# fishing pole carrying



## gsr94 (Sep 4, 2010)

hey guys i was thinking of an easier way to carry all my gear. i was thinking if there's an easier way to carry multiple fishing poles. i have two fishing poles, an 8 ft, and a 9 ft im hoping to add a 11 ft pole. nevertheless i was wondering if u guys know where i can buy a carrying case/harness to carry 2-3 poles over my shoulder. the only ones i see are the hardcore plastic ones for traveling. i don't really need all that, just a simple rig that i can carry from the car to the beach/pier. 

thanks


----------



## spot man (Mar 24, 2009)

ebay has one that holds a few


----------



## RuddeDogg (Mar 20, 2004)

Cabela's or Bass Pro has them.


----------



## hengstthomas (Mar 11, 2006)

On occasion I use the Sleeve that those quad chairs come in .. The collapsible chairs . It has a nice strap and works well .. 

Like this ..









I picked up a dozen of these chairs on clearance in Walmart for 3 bucks a piece and they were marked at 30 bucks each


----------



## surfchunker (Apr 10, 2006)

hey Tom those Sleeves also make great sand spike bags you can put 4-5 in there just cut them to lenght so they fit


----------



## Charlie2 (May 2, 2007)

*Carrying Rods(poles) and Stuff*

I surf fish and have quite a bunch of mandatory stuff to take with me.

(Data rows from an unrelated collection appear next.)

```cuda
__global__ void __launch_bounds__(kThreads, 2)
    pose_opt_kernel(const PoseJob *__restrict__ jobs, int batch, plp_camera pcam, plp_pose_opt_cfg cfg) {
    __shared__ Shared S;
    const int tid = threadIdx.x;
    const int f = blockIdx.x;
    if (f >= batch) return;
    const PoseJob J = jobs[f];
    const int n_pts = J.n_pts, n_lines = J.n_lines;
    const plp_pt_obs *pts = J.pts;
    const plp_line_obs *lines = J.lines;
    uint8_t *pt_level = J.pt_outlier;
    uint8_t *ln_level = J.line_outlier;
    const se3::Cam cam{pcam.fx, pcam.fy, pcam.cx, pcam.cy, pcam.focal_x_baseline};
    const double chi_sq_2D = (double)5.99146f, chi_sq_3D = (double)7.81473f;
    const double delta_pt = pcam.setup_type == 0 ? (double)sqrtf(5.99146f) : (double)sqrtf(7.81473f);
    const double delta_line = (double)sqrtf(5.99146f);
    int hp = 0, cp = 0;

    for (int i = tid; i < n_pts; i += kThreads) pt_level[i] = 0;
    for (int i = tid; i < n_lines; i += kThreads) ln_level[i] = 0;
    if (n_pts < 5) {
        if (tid < 16) J.T_out[tid] = J.T_in[tid];
        if (tid == 0) {
            *J.n_inliers = 0;
            if (J.lm_iters) *J.lm_iters = 0;
        }
        return;
    }
    se3::Pose est = se3::from_matrix(J.T_in);
    bool robust = true;
    int num_bad = 0, lm_iters = 0;
    double lambda = 0, ni = 2;
    for (int trial = 0; trial < cfg.num_trials; ++trial) {
        for (int it = 0; it < cfg.num_each_iter; ++it) {
            if (n_lines > 0) {
                __syncthreads();
                if (tid < 12) {
                    double u[6] = {0, 0, 0, 0, 0, 0};
                    u[tid >> 1] = (tid & 1) ? -1e-9 : 1e-9;
                    S.pert[tid] = se3::oplus(est, u);
                }
                __syncthreads();
            }
            double acc[kRed];
#pragma unroll
            for (int k = 0; k < kRed; ++k) acc[k] = 0;
            #pragma unroll 1
            for (int i = tid; i < n_pts; i += kThreads) {
                if (pt_level[i]) continue;
                const plp_pt_obs o = load_pt(pts + i);
                double Jm[18], e[3], pc[3], iz;
                bool stereo;
                const double chi2 = eval_point(cam, est, o, e, pc, iz, stereo);
                point_jac(cam, pc, iz, stereo, Jm);
                double rho0 = chi2, rho1 = 1.0;
                if (robust) se3::huber(chi2, delta_pt, rho0, rho1);
                acc[27] += rho0;
                const double ww = (double)o.inv_sigma_sq * rho1;
                if (!stereo) {
                    int k = 0;
#pragma unroll
                    for (int a = 0; a < 6; ++a) {
                        const double wa = ww * Jm[a], wb = ww * Jm[6 + a];
#pragma unroll
                        for (int c = a; c < 6; ++c) {
                            acc[k] += wa * Jm[c] + wb * Jm[6 + c];
                            ++k;
                        }
                        acc[21 + a] -= wa * e[0] + wb * e[1];
                    }
                } else {
                    int k = 0;
#pragma unroll
                    for (int a = 0; a < 6; ++a) {
                        const double wa = ww * Jm[a], wb = ww * Jm[6 + a], wc = ww * Jm[12 + a];
#pragma unroll
                        for (int c = a; c < 6; ++c) {
                            acc[k] += wa * Jm[c] + wb * Jm[6 + c] + wc * Jm[12 + c];
                            ++k;
                        }
                        acc[21 + a] -= wa * e[0] + wb * e[1] + wc * e[2];
                    }
                }
            }
            #pragma unroll 1
            for (int i = tid; i < n_lines; i += kThreads) {
                if (ln_level[i]) continue;
                const plp_line_obs o = lines[i];
                double Jm[12], e[2];
                const double chi2 = eval_line(cam, est, o, e);
                const double scalar = 1.0 / (2 * 1e-9);
#pragma unroll
                for (int d = 0; d < 6; ++d) {
                    double ep[2], em[2];
                    eval_line(cam, S.pert[2 * d], o, ep);
                    eval_line(cam, S.pert[2 * d + 1], o, em);
                    Jm[d] = scalar * (ep[0] - em[0]);
                    Jm[6 + d] = scalar * (ep[1] - em[1]);
                }
                double rho0 = chi2, rho1 = 1.0;
                if (robust) se3::huber(chi2, delta_line, rho0, rho1);
                acc[27] += rho0;
                const double ww = (double)o.inv_sigma_sq * rho1;
                int k = 0;
#pragma unroll
                for (int a = 0; a < 6; ++a) {
                    const double wa = ww * Jm[a], wb = ww * Jm[6 + a];
#pragma unroll
                    for (int c = a; c < 6; ++c) {
                        acc[k] += wa * Jm[c] + wb * Jm[6 + c];
                        ++k;
                    }
                    acc[21 + a] -= wa * e[0] + wb * e[1];
                }
            }
            hp ^= 1;
#pragma unroll
            for (int k = 0; k < kRed; ++k) {
                const double v = warp_allsum(acc[k]);
                if ((tid & 31) == 0) S.redH[hp][tid >> 5][k] = v;
            }
            __syncthreads();
            double current_chi = sumH(S, hp, 27);
            if (it == 0) {
                double md = 0;
                const int diag[6] = {0, 6, 11, 15, 18, 20};
#pragma unroll
                for (int j = 0; j < 6; ++j) md = fmax(fabs(sumH(S, hp, diag[j])), md);
                lambda = 1e-5 * md;
                ni = 2;
            }
            int qmax = 0;
            bool terminate = false;
            while (true) {
                double x[6] = {0, 0, 0, 0, 0, 0};
                const bool ok2 = solve6(S, hp, lambda, x);
                const se3::Pose trial_pose = se3::oplus(est, x);
                double chi = 0;
                #pragma unroll 1
                for (int i = tid; i < n_pts; i += kThreads) {
                    if (pt_level[i]) continue;
                    const plp_pt_obs o = load_pt(pts + i);
                    double e[3], pc[3], iz;
                    bool stereo;
                    const double chi2 = eval_point(cam, trial_pose, o, e, pc, iz, stereo);
                    double rho0 = chi2, rho1;
                    if (robust) se3::huber(chi2, delta_pt, rho0, rho1);
                    chi += rho0;
                }
                #pragma unroll 1
                for (int i = tid; i < n_lines; i += kThreads) {
                    if (ln_level[i]) continue;
                    double e[2];
                    const double chi2 = eval_line(cam, trial_pose, lines[i], e);
                    double rho0 = chi2, rho1;
                    if (robust) se3::huber(chi2, delta_line, rho0, rho1);
                    chi += rho0;
                }
                cp ^= 1;
                chi = warp_allsum(chi);
                if ((tid & 31) == 0) S.redc[cp][tid >> 5] = chi;
                __syncthreads();
                if (tid == 0) S.last_eval = trial_pose;
                double temp_chi = S.redc[cp][0];
#pragma unroll
                for (int w = 1; w < kWarps; ++w) temp_chi += S.redc[cp][w];
                if (!ok2) temp_chi = 1.7976931348623157e308;
                double rho = current_chi - temp_chi;
                double scale = 0;
#pragma unroll
                for (int j = 0; j < 6; ++j) scale += x[j] * (lambda * x[j] + sumH(S, hp, 21 + j));
                scale += 1e-3;
                rho /= scale;
                bool lambda_finite = true;
                if (rho > 0 && isfinite(temp_chi)) {
                    const double t = 2 * rho - 1;
                    double alpha = 1. - t * t * t;
                    alpha = fmin(alpha, 2. / 3.);
                    const double sf = fmax(1. / 3., alpha);
                    lambda *= sf;
                    ni = 2;
                    current_chi = temp_chi;
                    est = trial_pose;
                } else {
                    lambda *= ni;
                    ni *= 2;
                    if (!isfinite(lambda)) lambda_finite = false;
                }
                if (lambda_finite) qmax++;
                terminate = (qmax == 10 || rho == 0 || !lambda_finite);
                if (!(lambda_finite && rho < 0 && qmax < 10)) break;
            }
            ++lm_iters;
            if (terminate) break;
        }
        __syncthreads();
        int bad = 0;
        #pragma unroll 1
        for (int i = tid; i < n_pts; i += kThreads) {
            const plp_pt_obs o = load_pt(pts + i);
            double e[3], pc[3], iz;
            bool stereo;
            const double chi2 = pt_level[i] ? eval_point(cam, est, o, e, pc, iz, stereo)
                                            : eval_point(cam, S.last_eval, o, e, pc, iz, stereo);
            const bool out = (stereo ? chi_sq_3D : chi_sq_2D) < chi2;
            pt_level[i] = out ? 1 : 0;
            bad += out;
        }
#pragma unroll
        for (int o = 16; o > 0; o >>= 1) bad += __shfl_xor_sync(0xffffffffu, bad, o);
        if ((tid & 31) == 0) S.bad[trial & 1][tid >> 5] = bad;
        __syncthreads();
        num_bad = 0;
#pragma unroll
        for (int w = 0; w < kWarps; ++w) num_bad += S.bad[trial & 1][w];
        const bool drop_kernel = (trial == cfg.num_trials - 2);
        if (n_pts - num_bad < 5) break;
        #pragma unroll 1
        for (int i = tid; i < n_lines; i += kThreads) {
            double e[2];
            const double chi2 = ln_level[i] ? eval_line(cam, est, lines[i], e) : eval_line(cam, S.last_eval, lines[i], e);
            ln_level[i] = chi_sq_2D < chi2 ? 1 : 0;
        }
        if (drop_kernel) robust = false;
    }
    if (tid == 0) {
        double T[16];
        se3::to_matrix(est, T);
        for (int k = 0; k < 16; ++k) J.T_out[k] = T[k];
        *J.n_inliers = n_pts - num_bad;
        if (J.lm_iters) *J.lm_iters = lm_iters;
    }
}

}

}
```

I bought one of those little ice fishing sleds. I can safely haul all of my stuff, including rods, spikes, icebox, tackle boxes, gaffs and hook dehookers. I built racks for the rods and spikes

I did have to buy a pickup truck to haul the sled, but that's another story for another time.

It pulls easily, following me over the crossovers and sand just like a Puppy, so I call it my 'Puppy".

When I get home, I stow the whole shebang in the garage. When I want to go fishing; it's ready. 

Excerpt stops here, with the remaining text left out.